The number of Internet of Things (IoT) devices available throughout the globe is forecast to be 29 billion by 2030.
With technology adoption showing no signs of slowing down – as consumer spending on smarter technology continues to skyrocket – the need for greater efficiency, that is both cost-effective and secure, is clear. While a smarter future is an exciting prospect throughout the globe, the introduction of even more connected devices brings about a brand-new set of challenges.
From interoperability obstacles to an increasing number of standards and regulations to swiftly address, product vendors must be equipped with not only the tools but also the knowledge to work efficiently and cost-effectively when evaluating the security of products.
The statistics evidence the need for additional layers of security too – with many devices still having little to no protection. According to research, only 4% of deployed IoT products have secure measures in place, leaving enterprises and consumers extremely vulnerable to cyberattacks.
While it is no secret that some industries are more susceptible to data breaches than others – for example, healthcare, finance, education and retail, to name a few – threats can apply to any product, of any value, if they do not have robust security in place. And when protection is lacking, any level of cyberattack can create costly damages to not only revenue, but overall brand reputation.
The role of certification bodies in the IoT’s quest for greater security
As technology continues to advance at a rapid rate, the number of attacks does the same – and they are getting more sophisticated by the day. With the variety of device types and limited cybersecurity expertise throughout the consumer landscape, this ultimately leaves a significant challenge to overcome for many.
Cyber-crime is reportedly going to cost the global economy $10.5 trillion annually by 2025, so there has never been a more critical time to implement stronger security measures and more robust infrastructure to cope with the growing number of IoT devices.
To support their quest to keep cyberattacks at bay, IoT stakeholders must understand the positive impact that certifications can have on building trust when deploying a product. Certification bodies play a central role by maintaining the quality of security labels and raising the overall levels of security assurance across the ecosystem.
Security laboratories in particular have a never-ending task to maintain their cybersecurity skills so they can perform state of the art evaluation. But the IoT stakeholders are the ones that set requirements and overall schemes objectives that should adequately address product security for their market. In addition, they may select optimised and standardised evaluation methodologies or proprietary ones.
The role of the SESIP methodology
That is where the Security Evaluation Standard for IoT Platforms (SESIP) methodology comes to the fore. Ensuring that IoT device makers and certification bodies can adopt and establish their own IoT device security certification schemes, SESIP presents a flexible and efficient approach that both addresses challenges of IoT product development and drives consistency across markets.

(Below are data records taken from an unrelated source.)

#define LIN_THREADS 256
#define LIN_WAVES   (LIN_THREADS / 64)
#define LIN_STEPS   (GSS_LIN_SEG / 64)
#define LIN_CH      GSS_LIN_CH
#define CBW_PRE     2
#define CBW_CHIPS   3072
#define CAB_W       ((CBW_CHIPS + 96) / 32)
static_assert(LIN_STEPS % LIN_CH == 0 && (LIN_CH & (LIN_CH - 1)) == 0, "whole chunks");
#define LIN_SW_SGPRS 68
typedef _Float16 lin_half4 __attribute__((ext_vector_type(4)));
typedef _Float16 lin_half8 __attribute__((ext_vector_type(8)));
typedef float lin_f4 __attribute__((ext_vector_type(4)));
#define LIN_GS    2
#define LIN_MAGF  (12582912.0f + 64.0f * LIN_GS)
#define LIN_MAGB  0x4B400000u

#define LIN_CHUNKS (LIN_STEPS / LIN_CH)
struct alignas(16) lin_ck {
    uint64_t B[GSS_MAXCH];
    uint32_t A[GSS_MAXCH / 2][5][4];
};
struct alignas(16) lin_wrec {
    uint64_t D[GSS_MAXCH];
    int32_t gd[GSS_MAXCH];
    int32_t pos1[GSS_MAXCH];
    lin_ck ck[LIN_CHUNKS];
};
static_assert(LIN_CHUNKS * GSS_MAXCH == 64, "one lane per (chunk, channel) record");
static_assert(offsetof(lin_wrec, D) % 16 == 0 && offsetof(lin_wrec, ck) % 16 == 0 &&
              offsetof(lin_ck, B) % 16 == 0 && offsetof(lin_ck, A) % 16 == 0 &&
              sizeof(lin_ck) % 16 == 0, "16-byte reads of a pair's B, D and gain operand");

typedef gss_lin_row lin_seg;
typedef gss_lin_chan lin_chan;
static_assert(sizeof(lin_seg) == 32 && sizeof(lin_chan) == 32, "two 16-byte LDS reads each");

__global__ void gss_cab_kernel(const uint32_t *__restrict__ ca_bits, int n_ca,
                               uint32_t *__restrict__ cab)
{
    const int i = blockIdx.x * blockDim.x + threadIdx.x;
    if (i >= n_ca * CAB_W)
        return;
    const int row = i / CAB_W, j0 = (i - row * CAB_W) * 32 - 32;
    const uint32_t *cb = ca_bits + (size_t)row * GSS_CA_WORDS;
    uint32_t w = 0;
    for (int q = 0; q < 32; q++) {
        const int e = j0 + q, chip = ((e % GSS_CA_LEN) + GSS_CA_LEN) % GSS_CA_LEN;
        w |= (((cb[chip >> 5] >> (chip & 31)) & 1u) ^ 1u) << q;
    }
    cab[i] = w;
}

__global__ void gss_tw16_kernel(const uint32_t *__restrict__ cab, int n_ca, uint32_t w,
                                uint32_t *__restrict__ tw)
{
    const int i = blockIdx.x * blockDim.x + threadIdx.x;
    if (i >= n_ca * GSS_LIN_TWE * LIN_CH)
        return;
    const int row = i / (GSS_LIN_TWE * LIN_CH), r = i - row * (GSS_LIN_TWE * LIN_CH);
    const int E = r / LIN_CH, st = r % LIN_CH;
    const uint32_t j = min((uint32_t)(E + (int)(((uint32_t)st * w) >> 4) - GSS_LIN_CBW_PRE + 32),
                           (uint32_t)(32 * CAB_W - 64));
    const uint32_t *c = cab + (size_t)row * CAB_W;
    const uint32_t lin = __builtin_amdgcn_alignbit(c[(j >> 5) + 1], c[j >> 5], j & 31);
    tw[i] = __builtin_amdgcn_alignbit(lin, lin, (32u - j) & 31u);
}

struct lin_wsrc {
    const uint32_t *W;
};

__device__ __forceinline__ void lin_wissue(const lin_wsrc &w, uint32_t (&ws)[LIN_CH])
{
#pragma unroll
    for (int s = 0; s < LIN_CH; s++)
        ws[s] = w.W[s];
}

__device__ __forceinline__ void lin_wfence(const uint32_t (&ws)[LIN_CH])
{
    static_assert(LIN_CH == 16, "the fence below names 16 windows");
    asm volatile("" :: "s"(ws[0]), "s"(ws[1]), "s"(ws[2]), "s"(ws[3]), "s"(ws[4]), "s"(ws[5]),
                 "s"(ws[6]), "s"(ws[7]), "s"(ws[8]), "s"(ws[9]), "s"(ws[10]), "s"(ws[11]),
                 "s"(ws[12]), "s"(ws[13]), "s"(ws[14]), "s"(ws[15]));
}

__device__ __forceinline__ lin_wsrc lin_wsrc_of(uint32_t wa, const uint32_t *__restrict__ tw)
{
// ... 574 lines not shown
    }
    *out = d;
    return 0;
}

extern "C" int gss_dev_close(gss_dev *d)
{
    if (!d) return 0;
    (void)hipSetDevice(d->ordinal);
    gss_run_pool_drain(d->ordinal);
    for (auto &a : d->set) {
        a.carr.release();
        a.code.release();
        a.cnt.release();
    }
    if (d->aux) (void)hipStreamDestroy(d->aux);
    if (d->ev_in) (void)hipEventDestroy(d->ev_in);
    if (d->ev_fb) (void)hipEventDestroy(d->ev_fb);
    d->tab.release();
    d->d_in.release();
    d->d_out.release();
    d->d_cend.release();
    d->d_cbw.release();
    d->d_status.release();
    d->acq.planes.release();
    d->acq.rep.release();
    d->acq.rows.release();
    d->acq.cand.release();
    d->acq.maxes.release();
    d->trk.state.release();
    d->trk.jobs.release();
    for (int i = 0; i < gss_dev::RING; i++)
        for (int j = 0; j < 2; j++) {
            if (d->ev_a[i][j]) (void)hipEventDestroy(d->ev_a[i][j]);
            if (d->ev_b[i][j]) (void)hipEventDestroy(d->ev_b[i][j]);
            if (d->ev_l[i][j]) (void)hipEventDestroy(d->ev_l[i][j]);
        }
    delete d;
    return 0;
}

static int nseg_of(int n, int r) { return (n + r - 1) / r; }
static int nsegp_of(int n, int r) { return (nseg_of(n, r) + 1 + 31) & ~31; }

static int reserve_set(gss_dev *d, int set, int max_blocks, int n_per_blk, int R)
{
// ... 123 lines not shown
                                 const int32_t *nch, int nch_max, const uint32_t *ca_bits,
                                 int n_ca, const uint32_t *nav, int n_nav, int nblk,
                                 int n_per_blk, int fmt, void *out, int32_t *status, void *stream)
{
    (void)n_ca; (void)n_nav;
    return render_launch(d, set, blk, nch, nch_max, ca_bits, nav, nblk, n_per_blk, fmt, out,
                         status, nullptr, d->seg_r, stream);
}

typedef void (*lin_fn)(const gss_lin_t *, const gss_chan_blk_t *, const int32_t *,
                       const int32_t *, const uint32_t *, const uint32_t *, const uint4 *, int,
                       int, uint8_t *, size_t);

static lin_fn pick_lin(int fmt)
{
    switch (fmt) {
    case 16: return gss_lin_kernel<16>;
    case 8: return gss_lin_kernel<8>;
    case 1: return gss_lin_kernel<1>;
    default: return nullptr;
    }
}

Firstly, the SESIP methodology uses a simple and universal language to explain security requirements. Based on an ISO standard created by experts, there has been a conscious effort made to provide product vendors – that are not security experts – with a language that is consistent with their product features and ultimately supports their product improvement needs. Overall, this simple language allows IoT stakeholders to define a security profile that is understood by product vendors.
Secondly, as the demand to keep up with emerging cybersecurity legislation continues at pace, the SESIP methodology allows certification bodies to develop schemes that recognise and reuse the security capabilities of a product’s components, regardless of device type. That means IoT stakeholders can adopt trusted components that have already been evaluated and combine to create a new product with greater efficiency, cost-savings, and security. Reducing the complexity of certification and addressing interoperability challenges.
It is no secret that the IoT market remains fragmented because different industries demand different security measures. Not only that, different countries or regions are defining security, privacy or resilience regulation that request specific security features to be evaluated.
However, the good news for IoT stakeholders is that SESIP addresses such challenges by aligning certification schemes to ensure there are comparable evaluations across the entire IoT ecosystem. By mapping to other standards – from bodies such as ETSI, ISO/IEC and NIST – the methodology provides a common and optimised approach for evaluating the security of connected products across a broad range of regulatory and security frameworks, as well as specific vertical regulations.
As an alternative solution that reduces the complexity of certification, SESIP helps to develop trust among consumers. It also encourages greater adoption of their products or services and addresses interoperability challenges with emerging technology.
Without SESIP, the IoT ecosystem will only become more fragmented because each industry, region – and sometimes country – will continue to define its own security needs using different languages and requirements. And the result? Cybercrime vulnerabilities rise due to discrepancies in policy making and expertise.
Armed with the SESIP methodology, certification bodies have a toolkit that comes complete with efficient and cost-effective security evaluations and accelerates the go-to-market of certified products for vendors. And regardless of industry, collaboration will always be key, therefore if SESIP-certified laboratories, certification bodies and device makers can work together to ensure the methodology is accessible to all – and consistently applied throughout each sector – this can empower product vendors to future-proof their offering and further strengthen security assurances for consumers.